Po zwycięstwie 3:0 nad Wartą białostoczanie mogli świętować sukces nie oglądając się na wynik meczu Rakowa ze Śląskiem. Romanczuk zdobył jedną z bramek, strzałem głową po rzucie rożnym.

Gadaliśmy wczoraj z trenerem, że w każdym sezonie strzelałem bramkę, a w tym do tej pory nie udało się. Ale wczoraj udało mi się strzelić na treningu ze stałego fragmentu gry. Żartowaliśmy z trenerem, a może jednak? (...). Piłka mi spadła na głowę, fajnie że się udało strzelić -
mówił o golu.

Cieszmy się chwilą. Jestem doświadczonym zawodnikiem, coraz mniej mam treningów przed sobą w swoim życiu, doceniam każdy trening i jak nie wygram na treningu, to jestem mega wkurzony, czasami jak dziecko się zachowuję, ale wychodzi mi ambicja na pierwszy plan -
mówił Romanczuk.

Dajcie dziś poświętować z kibicami - prosił, pytany o powołania do kadry piłkarskiej na Mistrzostwa Europy. Na wszystko jest wola Boża, zobaczymy jak to będzie. Jeżeli na to zapracowałem, to tam pojadę, jeśli nie zapracowałem, to nie pojadę. Puśćcie już nas, chcemy jechać, świętować z kibicami - mówił kapitan Jagiellonii.

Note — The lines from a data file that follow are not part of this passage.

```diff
@@ -353,7 +403,16 @@
             if (pending && t == 0) bulk_load(Lb, src, kBulk * (unsigned)sizeof(c2), bar);
         }
         dft32_dit<false>(v);
-        if constexpr (PT) twiddle32<false, false>(v, tw, t);
+        if constexpr (TABS) {
+#pragma unroll
+            for (int q = 0; q < 4; q++) {
+                c2 T[8];
+                tmem_ld_c2x8(tq + 16 * q, T);
+#pragma unroll
+                for (int j = 0; j < 8; j++)
+                    if (8 * q + j) v[8 * q + j] = cmul_p<false>(v[8 * q + j], T[j]);
+            }
+        } else if constexpr (PT) twiddle32<false, false>(v, tw, t);
         else {
 #pragma unroll
             for (int k1 = 1; k1 < 32; k1++) v[k1] = cmul_p<false>(v[k1], tw[k1 * 32 + t]);
@@ -365,10 +424,29 @@
 #pragma unroll
         for (int n2 = 0; n2 < 32; n2++) v[rev32(n2)] = F[t * kOs32Stride + n2];
         dft32_dit<false>(v);
-#pragma unroll
-        for (int k2 = 0; k2 < 32; k2++) v[k2] = cmul_p<false>(v[k2], hf[32 * k2 + t]);
+        if constexpr (TABS) {
+#pragma unroll
+            for (int q = 0; q < 4; q++) {
+                c2 H[8];
+                tmem_ld_c2x8(tq + 64 + 16 * q, H);
+#pragma unroll
+                for (int j = 0; j < 8; j++) v[8 * q + j] = cmul_p<false>(v[8 * q + j], H[j]);
+            }
+        } else {
+#pragma unroll
+            for (int k2 = 0; k2 < 32; k2++) v[k2] = cmul_p<false>(v[k2], hf[32 * k2 + t]);
+        }
         dft32_dif<true>(v);
-        if constexpr (PT) twiddle32<true, true>(v, tw, t);
+        if constexpr (TABS) {
+#pragma unroll
+            for (int q = 0; q < 4; q++) {
+                c2 T[8];
+                tmem_ld_c2x8(tq + 16 * q, T);
+#pragma unroll
+                for (int j = 0; j < 8; j++)
+                    if (8 * q + j) v[rev32(8 * q + j)] = cmul_p<true>(v[rev32(8 * q + j)], T[j]);
+            }
+        } else if constexpr (PT) twiddle32<true, true>(v, tw, t);
         else {
 #pragma unroll
             for (int n2 = 1; n2 < 32; n2++) v[rev32(n2)] = cmul_p<true>(v[rev32(n2)], tw[n2 * 32 + t]);
@@ -400,6 +478,12 @@
             }
         }
         ch = nch; blk = nblkpos;
+    }
+    if constexpr (TABS) {
+        asm volatile("tcgen05.fence::before_thread_sync;" ::: "memory");
+        __syncthreads();
+        asm volatile("tcgen05.fence::after_thread_sync;" ::: "memory");
+        if (w == 0) asm volatile("tcgen05.dealloc.cta_group::1.sync.aligned.b32 %0, %1;" ::"r"(tmem_base_s), "r"(kOs32TmemCols) : "memory");
     }
 }
 
@@ -1464,7 +1548,7 @@
         a.nchan = nchan; a.in_stride = batch ? batch->in_stride : 0; a.out_stride = batch ? batch->out_stride : 0;
         a.spread = 0; a.pdl = 0;
         if (nchan == 1) {
-            const size_t smem_early = sizeof(c2) * (12 * (size_t)kOs32SmemElems + 2048 + 12 * (size_t)kOs32Landing);
+            const size_t smem_early = sizeof(c2) * (12 * (size_t)kOs32SmemElems + 12 * (size_t)kOs32Landing);
             static thread_local bool configured[16] = {false};
             int dev = 0;
             B200C_CUDA_TRY(cudaGetDevice(&dev));
```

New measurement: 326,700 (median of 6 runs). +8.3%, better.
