# ilyakurdyukov/jpeg-quantsmooth

Hardware: AMD Instinct MI355X
Metric: 8x8 blocks/s at q=3 niter=3 (higher is better)
Workload: dtype f32

## Files before the change

### jpeg-quantsmooth_amd/csrc/qs_kernels.hip

```cpp
#include <hip/hip_runtime.h>
#include <stdint.h>
#include <stdlib.h>
#include "qs_device.h"
#include "qs_devfn.h"



__device__ __forceinline__ void wave_lds_sync() {
  __builtin_amdgcn_fence(__ATOMIC_RELEASE, "wavefront");
  __builtin_amdgcn_wave_barrier();
  __builtin_amdgcn_fence(__ATOMIC_ACQUIRE, "wavefront");
}

__device__ __forceinline__ uint32_t mulc(uint32_t a, int c) {
  return (uint32_t)__mul24((int)a, c);
}

__device__ __forceinline__ uint32_t lshl13_add(uint32_t x, uint32_t b) {
  uint32_t r;
  asm("v_lshl_add_u32 %0, %1, 13, %2" : "=v"(r) : "v"(x), "v"(b));
  return r;
}

__device__ __forceinline__ void idct8(uint32_t (&v)[8], uint32_t bias) {
  uint32_t z1, z2, z3, z4, z5, t0, t1, t2, t3, e0, e1, e2, e3;
  z2 = v[2]; z3 = v[6];
  z1 = mulc(z2 + z3, 4433);
  asm volatile("" : "+v"(z1));
  t2 = z1 - mulc(z3, 15137);
  t3 = z1 + mulc(z2, 6270);
  t0 = lshl13_add(v[0] + v[4], bias);
  t1 = lshl13_add(v[0] - v[4], bias);
  e0 = t0 + t3; e3 = t0 - t3; e1 = t1 + t2; e2 = t1 - t2;
  t0 = v[7]; t1 = v[5]; t2 = v[3]; t3 = v[1];
  z1 = t0 + t3; z2 = t1 + t2; z3 = t0 + t2; z4 = t1 + t3;
  z5 = mulc(z3 + z4, 9633);
  asm volatile("" : "+v"(z5));
  t0 = mulc(t0, 2446);  t1 = mulc(t1, 16819);
  t2 = mulc(t2, 25172); t3 = mulc(t3, 12299);
  z1 = mulc(z1, 7373);  z2 = mulc(z2, 20995);
  z3 = mulc(z3, 16069); z4 = mulc(z4, 3196);
  z3 = z5 - z3; z4 = z5 - z4;
  t0 += z3 - z1; t1 += z4 - z2; t2 += z3 - z2; t3 += z4 - z1;
  v[0] = e0 + t3; v[7] = e0 - t3;
  v[1] = e1 + t2; v[6] = e1 - t2;
  v[2] = e2 + t1; v[5] = e2 - t1;
  v[3] = e3 + t0; v[4] = e3 - t0;
}

__device__ __forceinline__ void idct_pass1(uint32_t (&ws)[64]) {
#pragma unroll
  for (int x = 0; x < 8; ++x) {
    uint32_t col[8];
#pragma unroll
    for (int j = 0; j < 8; ++j) col[j] = ws[j * 8 + x];
    idct8(col, 1024u);
#pragma unroll
    for (int j = 0; j < 8; ++j) ws[j * 8 + x] = (uint32_t)((int32_t)col[j] >> 11);
  }
}

__device__ __forceinline__ void idct_pass2_row(uint32_t (&row)[8], int (&out)[8]) {
  idct8(row, 257u << 17);
#pragma unroll
  for (int j = 0; j < 8; ++j) {
    int z = (int32_t)row[j];
    z = min(max(z, 0), (256 << 18) - 1);
    out[j] = z >> 18;
  }
}

#define QS_PIX_BITS 0x45000000u
__device__ __forceinline__ void idct_pass2_row_f(uint32_t (&row)[8], float (&out)[8]) {
  idct8(row, 257u << 17);
#pragma unroll
  for (int j = 0; j < 8; ++j) {
    int z = (int32_t)row[j];
    z = min(max(z, 0), (256 << 18) - 1);
    out[j] = __builtin_bit_cast(float, __builtin_amdgcn_alignbit(QS_PIX_BITS >> 14, (uint32_t)z, 18));
  }
}
__device__ __forceinline__ float pix_from_byte(uint32_t v, int n) {
  return __builtin_bit_cast(float, QS_PIX_BITS | ((v >> (8 * n)) & 0xffu));
}

__device__ __forceinline__ void
store_pixel_row(uint8_t* __restrict__ org, int pitch, int y, const int (&o)[8], int bx, int by, int wblk, int hblk,
                int rep_top, int rep_bot) {
  uint2 pk;
  pk.x = (uint32_t)o[0] | ((uint32_t)o[1] << 8) | ((uint32_t)o[2] << 16) | ((uint32_t)o[3] << 24);
  pk.y = (uint32_t)o[4] | ((uint32_t)o[5] << 8) | ((uint32_t)o[6] << 16) | ((uint32_t)o[7] << 24);
  uint8_t* rp = org + (size_t)y * pitch;
  *reinterpret_cast<uint2*>(rp) = pk;
  const bool top = (y == 0 && by == 0 && rep_top), bot = (y == 7 && by == hblk - 1 && rep_bot);
  if (bx == 0) {
    rp[-1] = (uint8_t)o[0];
    if (top) rp[-1 - pitch] = (uint8_t)o[0];
    if (bot) rp[-1 + pitch] = (uint8_t)o[0];
  }
  if (bx == wblk - 1) {
    rp[8] = (uint8_t)o[7];
    if (top) rp[8 - pitch] = (uint8_t)o[7];
    if (bot) rp[8 + pitch] = (uint8_t)o[7];
  }
  if (top) *reinterpret_cast<uint2*>(rp - pitch) = pk;
  if (bot) *reinterpret_cast<uint2*>(rp + pitch) = pk;
}

__device__ __forceinline__ void
idct_ws_to_plane(uint32_t (&ws)[64], uint8_t* __restrict__ plane, int wblk, int hblk, int pitch,
                 int rep_top, int rep_bot, int blk) {
  const int by = blk / wblk, bx = blk - by * wblk;
  idct_pass1(ws);
  uint8_t* org = plane + (size_t)(by * 8 + 1) * pitch + QS_APRON_X + bx * 8;
#pragma unroll
  for (int y = 0; y < 8; ++y) {
    uint32_t row[8]; int o[8];
#pragma unroll
    for (int j = 0; j < 8; ++j) row[j] = ws[y * 8 + j];
    idct_pass2_row(row, o);
    store_pixel_row(org, pitch, y, o, bx, by, wblk, hblk, rep_top, rep_bot);
  }
}

__device__ __forceinline__ void
idct_wave_to_plane(const QsConsts* __restrict__ cst, int16_t* __restrict__ coef,
                   uint8_t* __restrict__ plane, int wblk, int hblk, int pitch,
                   int first, int defer, int rep_top, int rep_bot, int* __restrict__ status, int base, uint32_t* lds) {
  const int lane = threadIdx.x & 63;
  const int nblk = wblk * hblk;
  const int nvec = min(64, nblk - base) * 8;
  uint4* gsrc = reinterpret_cast<uint4*>(coef) + (size_t)base * 8;
  uint4 v[8];
#pragma unroll
  for (int j = 0; j < 8; ++j) {
    const int idx = j * 64 + lane;
    v[j] = make_uint4(0, 0, 0, 0);
    if (idx < nvec) v[j] = gsrc[idx];
  }
  if (first) {
    int q[8], bad = 0;
    qs_load_qraw8(cst, lane & 7, q);
#pragma unroll
    for (int j = 0; j < 8; ++j) v[j] = qs_dequant8<true>(v[j], q, bad);
    if (!defer) {
#pragma unroll
      for (int j = 0; j < 8; ++j) {
        const int idx = j * 64 + lane;
        if (idx < nvec) gsrc[idx] = v[j];
      }
    }
    if (bad) atomicOr(status, 1);
  }
  {
    const int m0 = (lane & 7) * 4;
#pragma unroll
    for (int j = 0; j < 8; ++j) {
      uint32_t* dst = lds + m0 * QS_LDS_PITCH + (j * 8 + (lane >> 3));
      dst[0] = v[j].x; dst[QS_LDS_PITCH] = v[j].y; dst[2 * QS_LDS_PITCH] = v[j].z; dst[3 * QS_LDS_PITCH] = v[j].w;
    }
  }
  wave_lds_sync();
  const uint32_t* col = lds + lane;
  uint32_t ws[64];
#pragma unroll
  for (int r = 0; r < 32; ++r) {
    const uint32_t d = col[r * QS_LDS_PITCH];
    ws[r * 2] = (uint32_t)(int32_t)(int16_t)(d & 0xffff);
    ws[r * 2 + 1] = (uint32_t)((int32_t)d >> 16);
  }
  if (base + lane < nblk) idct_ws_to_plane(ws, plane, wblk, hblk, pitch, rep_top, rep_bot, base + lane);
}

__global__ void __launch_bounds__(256)
qs_idct_plane_kernel(const QsConsts* __restrict__ cst, int16_t* __restrict__ coef,
                     uint8_t* __restrict__ plane, int wblk, int hblk, int pitch,
                     int first, int rep_top, int rep_bot, int* __restrict__ status) {
  __shared__ uint32_t lds_all[4][32 * QS_LDS_PITCH];
  const int wave = threadIdx.x >> 6;
  const int base = __builtin_amdgcn_readfirstlane((int)(blockIdx.x * 256 + wave * 64));
  if (base >= wblk * hblk) return;
  idct_wave_to_plane(cst, coef, plane, wblk, hblk, pitch, first & 1, first & 2, rep_top, rep_bot, status, base, lds_all[wave]);
}

__global__ void __launch_bounds__(256)
qs_idct_set_kernel(const QsPlaneSet set, int first) {
  __shared__ uint32_t lds_all[4][32 * QS_LDS_PITCH];
  const int wave = threadIdx.x >> 6;
  const int w = __builtin_amdgcn_readfirstlane((int)(blockIdx.x * 4 + wave));
  if (w >= set.wave0[set.n]) return;
  const int i = qs_set_find(set, w);
  const QsPlaneRef& r = set.ref[i];
  const int base = (w - set.wave0[i]) * 64;
  if (base >= r.wblk * r.hblk) return;
  idct_wave_to_plane(r.cst, r.coef, r.plane, r.wblk, r.hblk, r.pitch, first, r.mode & QS_PLANE_QUANT,
                     r.mode & QS_PLANE_REP_TOP, r.mode & QS_PLANE_REP_BOT, r.status, base, lds_all[wave]);
}



typedef int16_t __attribute__((may_alias)) lds_i16;
__device__ __forceinline__ int lds_coef(const uint32_t* col, int i) {
  const lds_i16* p = reinterpret_cast<const lds_i16*>(col + (i >> 1) * QS_LDS_PITCH) + (i & 1);
  return *p;
}
__device__ __forceinline__ void lds_set_coef(uint32_t* col, int i, int v) {
  lds_i16* p = reinterpret_cast<lds_i16*>(col + (i >> 1) * QS_LDS_PITCH) + (i & 1);
  *p = (lds_i16)v;
}

static_assert(QS_LDS_PITCH * 4 == 260, "the literal offsets below assume a 260-byte row pitch");
#define QS_LDS16_GROUP(BASE, W, N0, O) \
  asm volatile("ds_read_i16 %0, %16 offset:" #O "\n\tds_read_i16 %1, %16 offset:" #O "+2\n\t" \
               "ds_read_i16 %2, %16 offset:" #O "+260\n\tds_read_i16 %3, %16 offset:" #O "+262\n\t" \
               "ds_read_i16 %4, %16 offset:" #O "+520\n\tds_read_i16 %5, %16 offset:" #O "+522\n\t" \
               "ds_read_i16 %6, %16 offset:" #O "+780\n\tds_read_i16 %7, %16 offset:" #O "+782\n\t" \
               "ds_read_i16 %8, %16 offset:" #O "+1040\n\tds_read_i16 %9, %16 offset:" #O "+1042\n\t" \
               "ds_read_i16 %10, %16 offset:" #O "+1300\n\tds_read_i16 %11, %16 offset:" #O "+1302\n\t" \
               "ds_read_i16 %12, %16 offset:" #O "+1560\n\tds_read_i16 %13, %16 offset:" #O "+1562\n\t" \
               "ds_read_i16 %14, %16 offset:" #O "+1820\n\tds_read_i16 %15, %16 offset:" #O "+1822\n\t" \
               "s_waitcnt lgkmcnt(0)" \
               : "=&v"(W[(N0) + 0]), "=&v"(W[(N0) + 1]), "=&v"(W[(N0) + 2]), "=&v"(W[(N0) + 3]), \
                 "=&v"(W[(N0) + 4]), "=&v"(W[(N0) + 5]), "=&v"(W[(N0) + 6]), "=&v"(W[(N0) + 7]), \
                 "=&v"(W[(N0) + 8]), "=&v"(W[(N0) + 9]), "=&v"(W[(N0) + 10]), "=&v"(W[(N0) + 11]), \
                 "=&v"(W[(N0) + 12]), "=&v"(W[(N0) + 13]), "=&v"(W[(N0) + 14]), "=&v"(W[(N0) + 15]) \
               : "v"(BASE) : "memory")
__device__ __forceinline__ void lds_read_block_i16(const uint32_t* col, uint32_t (&ws)[64]) {
  typedef const __attribute__((address_space(3))) uint32_t* lds_ptr;
  const uint32_t a0 = (uint32_t)(uintptr_t)(lds_ptr)col;
  const uint32_t a1 = a0 + 8 * 260, a2 = a0 + 16 * 260, a3 = a0 + 24 * 260;
  QS_LDS16_GROUP(a0, ws, 0, 0);
  QS_LDS16_GROUP(a1, ws, 16, 0);
  QS_LDS16_GROUP(a2, ws, 32, 0);
  QS_LDS16_GROUP(a3, ws, 48, 0);
}
__device__ __forceinline__ void lds_read_block_i16_1(const uint32_t* col, uint32_t (&ws)[64]) {
  typedef const __attribute__((address_space(3))) uint32_t* lds_ptr;
  const uint32_t a0 = (uint32_t)(uintptr_t)(lds_ptr)col;
  QS_LDS16_GROUP(a0, ws, 0, 0);
  QS_LDS16_GROUP(a0, ws, 16, 2080);
  QS_LDS16_GROUP(a0, ws, 32, 4160);
  QS_LDS16_GROUP(a0, ws, 48, 6240);
}
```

Feta po zdobyciu przez Jagiellonię mistrzostwa Polski odbywa się na Rynku Kościuszki w centrum Białegostoku. Część kibiców - w specjalnie zorganizowanym pochodzie - poszła tam spod stadionu piechotą. Według szacunków policji, było to ok. 10 tys. osób. Wcześniej co najmniej 4 tys. osób oglądało tam mecz na żywo na specjalnym telebimie. Zamknięte są do rana okoliczne ulice, piłkarze dojechali na Rynek Kościuszki ze stadionu autokarem, by z kibicami cieszyć się z tytułu.

Na budynku białostockiego magistratu wyświetlany jest wieczorem herb Jagiellonii z podpisem informującym o zdobytym przez piłkarzy mistrzostwie.